You actually can grow almost anything vertically as long as the water/air ratio is trimmed correct.
One of the things that I would steer away from is most of the Bromeliads. As they in most cases dont use their roots for water absorbtion.

Bulky root systems can be trimmed down before mounting. In a "hydrophonic" system as in a green wall, the root system of the plants dont need to be as big as in traditional growing.


----------



## Judy S (Aug 29, 2010)

Some of the pictures I've seen of green walls are amazing...what is the method you use to secure the plants "in" or "on" the wall?? 
Do you think the Epiweb is the best for a vertical application??? When you have a drip wall, how does the water not form a natural path that it eventually always follows so that the water doesn't get to the other plant roots...or is there a sort of "mat" material that is also used as part of the drip wall setup?? If so, how is that used?? Thanks


----------



## ICS523 (Mar 10, 2012)

I've hear that salegenella can grow under drip walls, also try java fern its a good choice for those conditions.


----------



## greenman857 (Dec 13, 2010)

As someone that frequents The Planted Tank frum and others, I can tell you there is a burgeoning number of people growing stuff emersed. 

And in fact most of the stuff grown in aquariums are not obligate aquatics. I have a tank with about a 1/2 inch of water in the bottom with no water movement, and so you would expect pretty horrendous anaerobic conditions..but I have Water Sprite, Saginella, some species of Philodendron, begonia among other things growing fine there.

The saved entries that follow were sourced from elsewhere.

_SIGS = {
    'esr_bn_reduce': (C.c_int, [C.POINTER(BnDesc), C.c_int, C.c_void_p, C.c_void_p]),
    'esr_bn_apply': (C.c_int, [C.POINTER(BnDesc), C.c_int, C.c_void_p]),
    'esr_bn_finalize_apply': (C.c_int, [C.POINTER(BnDesc), C.POINTER(CmdBnFinalize), C.c_void_p]),
    'esr_bn_finalize': (C.c_int, [C.c_void_p, C.c_int, C.c_int, C.c_int64, C.c_float, C.c_float, C.c_void_p, C.c_void_p, C.c_void_p, C.c_void_p, C.c_void_p,
                                  C.c_void_p, C.c_void_p, C.c_void_p, C.c_void_p]),
    'esr_bn_param_grads': (C.c_int, [C.c_void_p, C.c_void_p, C.c_void_p, C.c_int, C.c_int, C.c_int64, C.c_void_p, C.c_void_p, C.c_void_p, C.c_void_p]),
    'esr_adam_workspace_bytes': (C.c_int64, [C.POINTER(AdamTensor), C.c_int]),
    'esr_adam_upload': (C.c_int64, [C.POINTER(AdamTensor), C.c_int, C.c_void_p, C.c_int64, C.c_void_p]),
    'esr_adam_table': (C.c_int64, [C.POINTER(AdamTensor), C.c_int, C.c_void_p, C.c_int64]),
    'esr_adam_run': (C.c_int, [C.c_void_p, C.c_int, C.c_int64, C.c_float, C.c_float, C.c_float, C.c_float, C.c_float, C.c_float, C.c_float, C.c_void_p]),
    'esr_run': (C.c_int, [C.POINTER(Cmd), C.c_int, C.POINTER(C.c_int), C.c_void_p]),
    'esr_cmd_bytes': (C.c_int64, []),
    'esr_version': (C.c_int, []),
    'esr_conv3x3': (C.c_int, [C.POINTER(Conv3x3Desc), C.c_void_p]),
    'esr_conv3x3_tiling': (C.c_int, [C.POINTER(Conv3x3Desc), C.POINTER(C.c_int32)]),
    'esr_pixel_unshuffle': (C.c_int, [C.POINTER(ActView), C.c_int, C.POINTER(ActView), C.c_int, C.c_void_p]),
    'esr_conv_wpack_bytes': (C.c_size_t, [C.c_int, C.c_int, C.c_int]),
    'esr_pack_conv_weights': (C.c_int, [C.c_void_p, C.c_int, C.c_int, C.c_void_p, C.c_int, C.c_void_p, C.c_int, C.c_int, C.c_int,
                                        C.c_float, C.c_void_p, C.c_void_p]),
    'esr_pack_batch_workspace_bytes': (C.c_int64, [C.POINTER(PackDesc), C.c_int]),
    'esr_pack_batch_upload': (C.c_int64, [C.POINTER(PackDesc), C.c_int, C.c_void_p, C.c_int64, C.c_void_p]),
    'esr_pack_batch_run': (C.c_int, [C.c_void_p, C.c_int, C.c_int64, C.c_void_p]),
    'esr_pack_nchw': (C.c_int, [C.c_void_p, C.c_int64, C.c_int, C.c_int, C.c_int, C.c_int, C.c_int, C.c_int, C.c_int, C.c_int,
                                C.POINTER(ActView), C.c_void_p]),
    'esr_unpack_nchw': (C.c_int, [C.POINTER(ActView), C.c_int, C.c_int, C.c_void_p, C.c_void_p]),
    'esr_zero': (C.c_int, [C.c_void_p, C.c_int64, C.c_void_p]),
    'esr_act_combine': (C.c_int, [C.POINTER(ActView), C.c_float, C.POINTER(ActView), C.c_float, C.c_int, C.POINTER(ActView), C.c_float,
                                  C.POINTER(ActView), C.c_int, C.c_void_p]),
    'esr_grad_absmax': (C.c_int, [C.POINTER(ActView), C.c_int, C.c_void_p, C.c_void_p]),
    'esr_grad_scale': (C.c_int, [C.POINTER(ActView), C.POINTER(ActView), C.c_int, C.c_void_p, C.c_int, C.c_void_p, C.c_void_p, C.c_void_p, C.c_void_p]),
    'esr_unpack_grad_nchw': (C.c_int, [C.POINTER(ActView), C.c_void_p, C.c_int64, C.c_int, C.c_int, C.c_int, C.c_int, C.c_int, C.c_int, C.c_int,
                                       C.c_int, C.c_int, C.c_void_p]),
    'esr_cem_adjoint': (C.c_int, [C.c_void_p, C.c_int, C.c_int, C.c_int, C.c_int, C.c_int, C.c_int, C.c_int, C.c_int, C.c_void_p, C.c_int,
                                  C.c_int, C.c_int, C.c_int, C.c_int, C.c_void_p, C.c_int, C.c_void_p]),
    'esr_cem_adjoint_sep': (C.c_int, [C.c_void_p, C.c_int, C.c_int, C.c_int, C.c_int, C.c_int, C.c_int, C.c_int, C.c_int, C.c_void_p, C.c_void_p, C.c_int,
                                      C.c_int, C.c_int, C.c_int, C.c_int, C.c_void_p, C.c_void_p, C.c_float, C.c_void_p, C.c_void_p]),
    'esr_conv3x3_wgrad': (C.c_int, [C.POINTER(WgradDesc), C.c_void_p]),
    'esr_conv3x3_wgrad_workspace_floats': (C.c_int64, [C.POINTER(WgradDesc)]),
    'esr_conv3x3_wgrad_tiling': (C.c_int, [C.POINTER(WgradDesc), C.POINTER(C.c_int32)]),
    'esr_conv3x3_wgrad_batch_workspace_bytes': (C.c_int64, [C.POINTER(WgradDesc), C.c_int]),
    'esr_conv3x3_wgrad_batch': (C.c_int, [C.POINTER(WgradDesc), C.c_int, C.c_void_p, C.c_int64, C.c_void_p]),
    'esr_conv3x3_wgrad_batch_upload': (C.c_int, [C.POINTER(WgradDesc), C.c_int, C.c_void_p, C.c_int64, C.POINTER(WgradBatchPlan), C.c_void_p]),
    'esr_conv3x3_wgrad_batch_unit': (C.c_int64, [C.POINTER(WgradDesc), C.c_int]),
    'esr_conv3x3_wgrad_batch_part_workspace_bytes': (C.c_int64, [C.POINTER(WgradDesc), C.c_int, C.c_int64]),
    'esr_conv3x3_wgrad_batch_part_upload': (C.c_int, [C.POINTER(WgradDesc), C.c_int, C.c_void_p, C.c_int64, C.POINTER(WgradBatchPlan), C.c_int64, C.c_void_p]),
    'esr_conv3x3_wgrad_batch_run': (C.c_int, [C.c_void_p, C.POINTER(WgradBatchPlan), C.c_void_p]),
    'esr_conv3x3_wgrad_batch_run_side': (C.c_int, [C.c_void_p, C.POINTER(WgradBatchPlan), C.c_void_p]),
    'esr_conv3x3_wgrad_side_occupancy': (C.c_int, [C.c_int]),
    'esr_conv3x3_wgrad_batch_rebase': (C.c_int, [C.c_void_p, C.POINTER(WgradBatchPlan), C.c_int64, C.c_void_p]),
    'esr_soft_hist_slabs': (C.c_int64, [C.c_int64]),
    'esr_soft_hist_fwd': (C.c_int, [C.c_void_p, C.c_int64, C.c_int, C.c_float, C.c_float, C.c_float, C.c_float, C.c_void_p, C.c_void_p]),
    'esr_soft_hist_bwd': (C.c_int, [C.c_void_p, C.c_int64, C.c_int, C.c_float, C.c_float, C.c_float, C.c_float, C.c_void_p, C.c_void_p, C.c_void_p]),
    'esr_kde_dim_supported': (C.c_int, [C.c_int]),
    'esr_kde_fwd': (C.c_int, [C.c_void_p, C.c_int64, C.c_void_p, C.c_void_p, C.c_int, C.c_int, C.c_float, C.c_float, C.c_void_p, C.c_void_p, C.c_void_p]),
    'esr_kde_bwd': (C.c_int, [C.c_void_p, C.c_int64, C.c_void_p, C.c_int, C.c_void_p, C.c_int, C.c_int, C.c_int, C.c_int, C.c_float, C.c_float,
                              C.c_void_p, C.c_void_p, C.c_void_p, C.c_void_p, C.c_void_p, C.c_void_p]),
    'esr_kde_dedup': (C.c_int, [C.c_void_p, C.c_int, C.c_int, C.c_float, C.c_void_p, C.c_void_p]),
    'esr_img_stats': (C.c_int, [C.c_void_p, C.c_int, C.c_int, C.c_int, C.c_int, C.c_void_p, C.c_int, C.c_int, C.c_void_p, C.c_void_p]),
    'esr_img_stats_grad': (C.c_int, [C.c_void_p, C.c_int, C.c_int, C.c_int, C.c_int, C.c_void_p, C.c_int, C.c_int, C.c_void_p, C.c_void_p, C.c_int, C.c_void_p]),
    'esr_patch_std': (C.c_int, [C.c_void_p, C.c_int, C.c_int, C.c_int, C.c_int, C.c_void_p, C.c_void_p, C.c_void_p, C.c_void_p]),
    'esr_patch_std_grad': (C.c_int, [C.c_void_p, C.c_int, C.c_int, C.c_int, C.c_int, C.c_void_p, C.c_void_p, C.c_void_p, C.c_void_p, C.c_void_p, C.c_int,
                                     C.c_void_p]),
    'esr_shift_l1': (C.c_int, [C.c_void_p, C.c_int, C.c_int, C.c_int, C.c_int, C.c_void_p, C.c_int, C.c_int, C.c_void_p, C.c_void_p, C.c_void_p, C.c_void_p,
                               C.c_void_p, C.c_void_p]),
    'esr_shift_l1_grad': (C.c_int, [C.c_void_p, C.c_int, C.c_int, C.c_int, C.c_int, C.c_void_p, C.c_int, C.c_int, C.c_void_p, C.c_void_p, C.c_void_p,
                                    C.c_void_p, C.c_void_p, C.c_void_p, C.c_void_p, C.c_void_p, C.c_void_p, C.c_int, C.c_void_p]),
    'esr_scribble': (C.c_int, [C.c_void_p, C.c_int, C.c_int, C.c_int, C.c_int, C.c_void_p, C.c_void_p, C.c_void_p, C.c_int, C.c_void_p, C.c_void_p]),
    'esr_scribble_grad': (C.c_int, [C.c_void_p, C.c_int, C.c_int, C.c_int, C.c_int, C.c_void_p, C.c_void_p, C.c_void_p, C.c_int, C.c_void_p, C.c_float,
                                    C.c_void_p, C.c_int, C.c_void_p]),
    'esr_patch_mag_blocks': (C.c_int64, [C.c_int, C.c_int]),
    'esr_patch_mag': (C.c_int, [C.c_void_p, C.c_int, C.c_int, C.c_int, C.c_int, C.c_void_p, C.c_void_p, C.c_int, C.c_void_p, C.c_void_p]),
    'esr_patch_mag_grad': (C.c_int, [C.c_void_p, C.c_int, C.c_int, C.c_int, C.c_int, C.c_void_p, C.c_void_p, C.c_int, C.c_void_p, C.c_void_p, C.c_int,
                                     C.c_void_p]),
    'esr_pairmin_blocks': (C.c_int64, [C.c_int, C.c_int, C.c_int]),
    'esr_pairmin_work_floats': (C.c_int64, [C.c_int, C.c_int, C.c_int, C.c_int, C.c_int, C.c_int, C.c_int]),
    'esr_pairmin': (C.c_int, [C.c_void_p, C.c_int, C.c_int, C.c_int, C.c_int, C.c_int, C.c_int, C.c_int, C.c_void_p, C.c_void_p, C.c_int, C.c_float,
                              C.c_void_p, C.c_void_p, C.c_void_p]),
    'esr_pairmin_grad': (C.c_int, [C.c_void_p, C.c_int, C.c_int, C.c_int, C.c_int, C.c_int, C.c_int, C.c_int, C.c_void_p, C.c_void_p, C.c_int, C.c_float,
                                   C.c_float, C.c_void_p, C.c_void_p, C.c_void_p]),
    'esr_cem_downscale': (C.c_int, [C.c_void_p, C.c_int, C.c_int, C.c_int, C.c_int, C.c_int, C.c_int, C.c_void_p, C.c_int,
                                    C.c_void_p, C.c_int, C.c_void_p, C.c_void_p]),
    'esr_cem_lrfilter': (C.c_int, [C.c_void_p, C.c_int, C.c_int, C.c_int, C.c_int, C.c_void_p, C.c_int, C.c_void_p, C.c_void_p]),
    'esr_cem_upscale': (C.c_int, [C.c_void_p, C.c_void_p, C.c_int, C.c_int, C.c_int, C.c_int, C.c_int, C.c_int, C.c_void_p, C.c_int,
                                  C.c_void_p, C.c_int, C.c_int, C.c_float, C.c_void_p, C.c_void_p, C.c_void_p]),
    'esr_cem_downscale_sep': (C.c_int, [C.c_void_p, C.c_int, C.c_int, C.c_int, C.c_int, C.c_int, C.c_int, C.c_void_p, C.c_void_p, C.c_int,
                                        C.c_void_p, C.c_int, C.c_void_p, C.c_void_p]),
    'esr_cem_lrfilter_sep': (C.c_int, [C.c_void_p, C.c_int, C.c_int, C.c_int, C.c_int, C.c_void_p, C.c_void_p, C.c_int, C.c_void_p, C.c_void_p]),
    'esr_cem_upscale_sep': (C.c_int, [C.c_void_p, C.c_void_p, C.c_int, C.c_int, C.c_int, C.c_int, C.c_int, C.c_int, C.c_void_p, C.c_void_p, C.c_int,
                                      C.c_void_p, C.c_int, C.c_int, C.c_float, C.c_void_p, C.c_void_p, C.c_void_p]),
    'esr_cem_filter_upscale_sep': (C.c_int, [C.c_void_p, C.c_void_p, C.c_int, C.c_int, C.c_int, C.c_int, C.c_int, C.c_int, C.c_void_p, C.c_void_p, C.c_int,
                                             C.c_void_p, C.c_void_p, C.c_int, C.c_void_p, C.c_int, C.c_int, C.c_float, C.c_void_p, C.c_void_p, C.c_void_p]),
    'esr_cem_sep_form': (C.c_int, [C.c_int, C.c_int, C.c_int, C.c_int, C.c_int, C.c_int]),
    'esr_pack_nchw_norm': (C.c_int, [C.c_void_p, C.c_int, C.c_int, C.c_int, C.c_int, C.c_void_p, C.c_void_p, C.POINTER(ActView), C.c_void_p]),
    'esr_unpack_grad_nchw_norm': (C.c_int, [C.POINTER(ActView), C.c_int, C.c_int, C.c_void_p, C.c_void_p, C.c_void_p]),
    'esr_maxpool2x2': (C.c_int, [C.POINTER(ActView), C.POINTER(ActView), C.c_int, C.c_void_p]),
    'esr_maxpool2x2_grad': (C.c_int, [C.POINTER(ActView), C.POINTER(ActView), C.c_int, C.POINTER(ActView), C.c_int, C.c_void_p]),
    'esr_jpeg_compress': (C.c_int, [C.c_void_p, C.c_int, C.c_int, C.c_int, C.c_void_p, C.c_int, C.c_void_p, C.POINTER(ActView), C.c_void_p]),
    'esr_jpeg_extract': (C.c_int, [C.c_void_p, C.c_void_p, C.c_int, C.c_int, C.c_int, C.c_void_p, C.c_void_p, C.c_void_p, C.c_void_p]),
    'esr_jpeg_extract_grad': (C.c_int, [C.c_void_p, C.c_void_p, C.c_int, C.c_int, C.c_int, C.c_void_p, C.c_void_p, C.c_void_p, C.c_void_p]),
    'esr_jpeg_compress_grad': (C.c_int, [C.c_void_p, C.c_int, C.c_int, C.c_int, C.c_void_p, C.c_void_p, C.c_void_p]),
    'esr_jpeg16_compress': (C.c_int, [C.c_void_p, C.c_int, C.c_int, C.c_int, C.c_void_p, C.c_int, C.c_void_p, C.c_void_p]),
    'esr_jpeg16_extract': (C.c_int, [C.c_void_p, C.c_int, C.c_int, C.c_void_p, C.c_int, C.c_int, C.c_int, C.c_int, C.c_void_p, C.c_void_p, C.c_void_p,
                                     C.c_void_p]),
    'esr_jpeg16_extract_grad': (C.c_int, [C.c_void_p, C.c_void_p, C.c_int, C.c_int, C.c_int, C.c_int, C.c_void_p, C.c_void_p, C.c_void_p, C.c_void_p]),
    'esr_jpeg16_compress_grad': (C.c_int, [C.c_void_p, C.c_int, C.c_int, C.c_int, C.c_int, C.c_void_p, C.c_void_p, C.c_void_p]),
    'esr_psnr_ssim_partials': (C.c_int64, [C.c_int, C.c_int, C.c_int, C.c_int]),
    'esr_psnr_ssim': (C.c_int, [C.c_void_p, C.c_void_p, C.c_int, C.c_int, C.c_int, C.c_int, C.c_float, C.c_float, C.c_int, C.c_int, C.c_void_p, C.c_void_p,
                                C.c_void_p]),
    'esr_sample_std_partials': (C.c_int64, [C.c_int, C.c_int, C.c_int]),
    'esr_sample_std': (C.c_int, [C.c_void_p, C.c_int, C.c_int, C.c_int, C.c_int, C.c_int, C.c_void_p, C.c_void_p, C.c_void_p, C.c_void_p]),
}
EXPORTS = tuple(_SIGS)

I've also experimented with emersed plants in an aquarium. Off the top of my head. The Hygrophilas, Cryptocorynes, Anubias, Bacopas, Micro sword (Liliaeopsis brasilensis), Dwarf hair Grass and Hydrocotyle all will work fine. IME Java Fern can take a while to adapt to an emersed condition but it will. 
If you look at my thread about Wabi-kusa you can see what I've been experimenting with, and all of that stuff does fine.
Obviously the humidity of the tank can also play a huge role.


----------



## KeroKero (Jun 13, 2004)

I'm interested to know what "true terrestrials" you're working with - most of the terrarium plants popular here tend to not fit that definition in the way you're thinking, and I'm not sure why you're determined to put a true terrestrial into an epiphytic environment or a semi-aquatic one, when the majority of the hobby is based around those two groups of plants!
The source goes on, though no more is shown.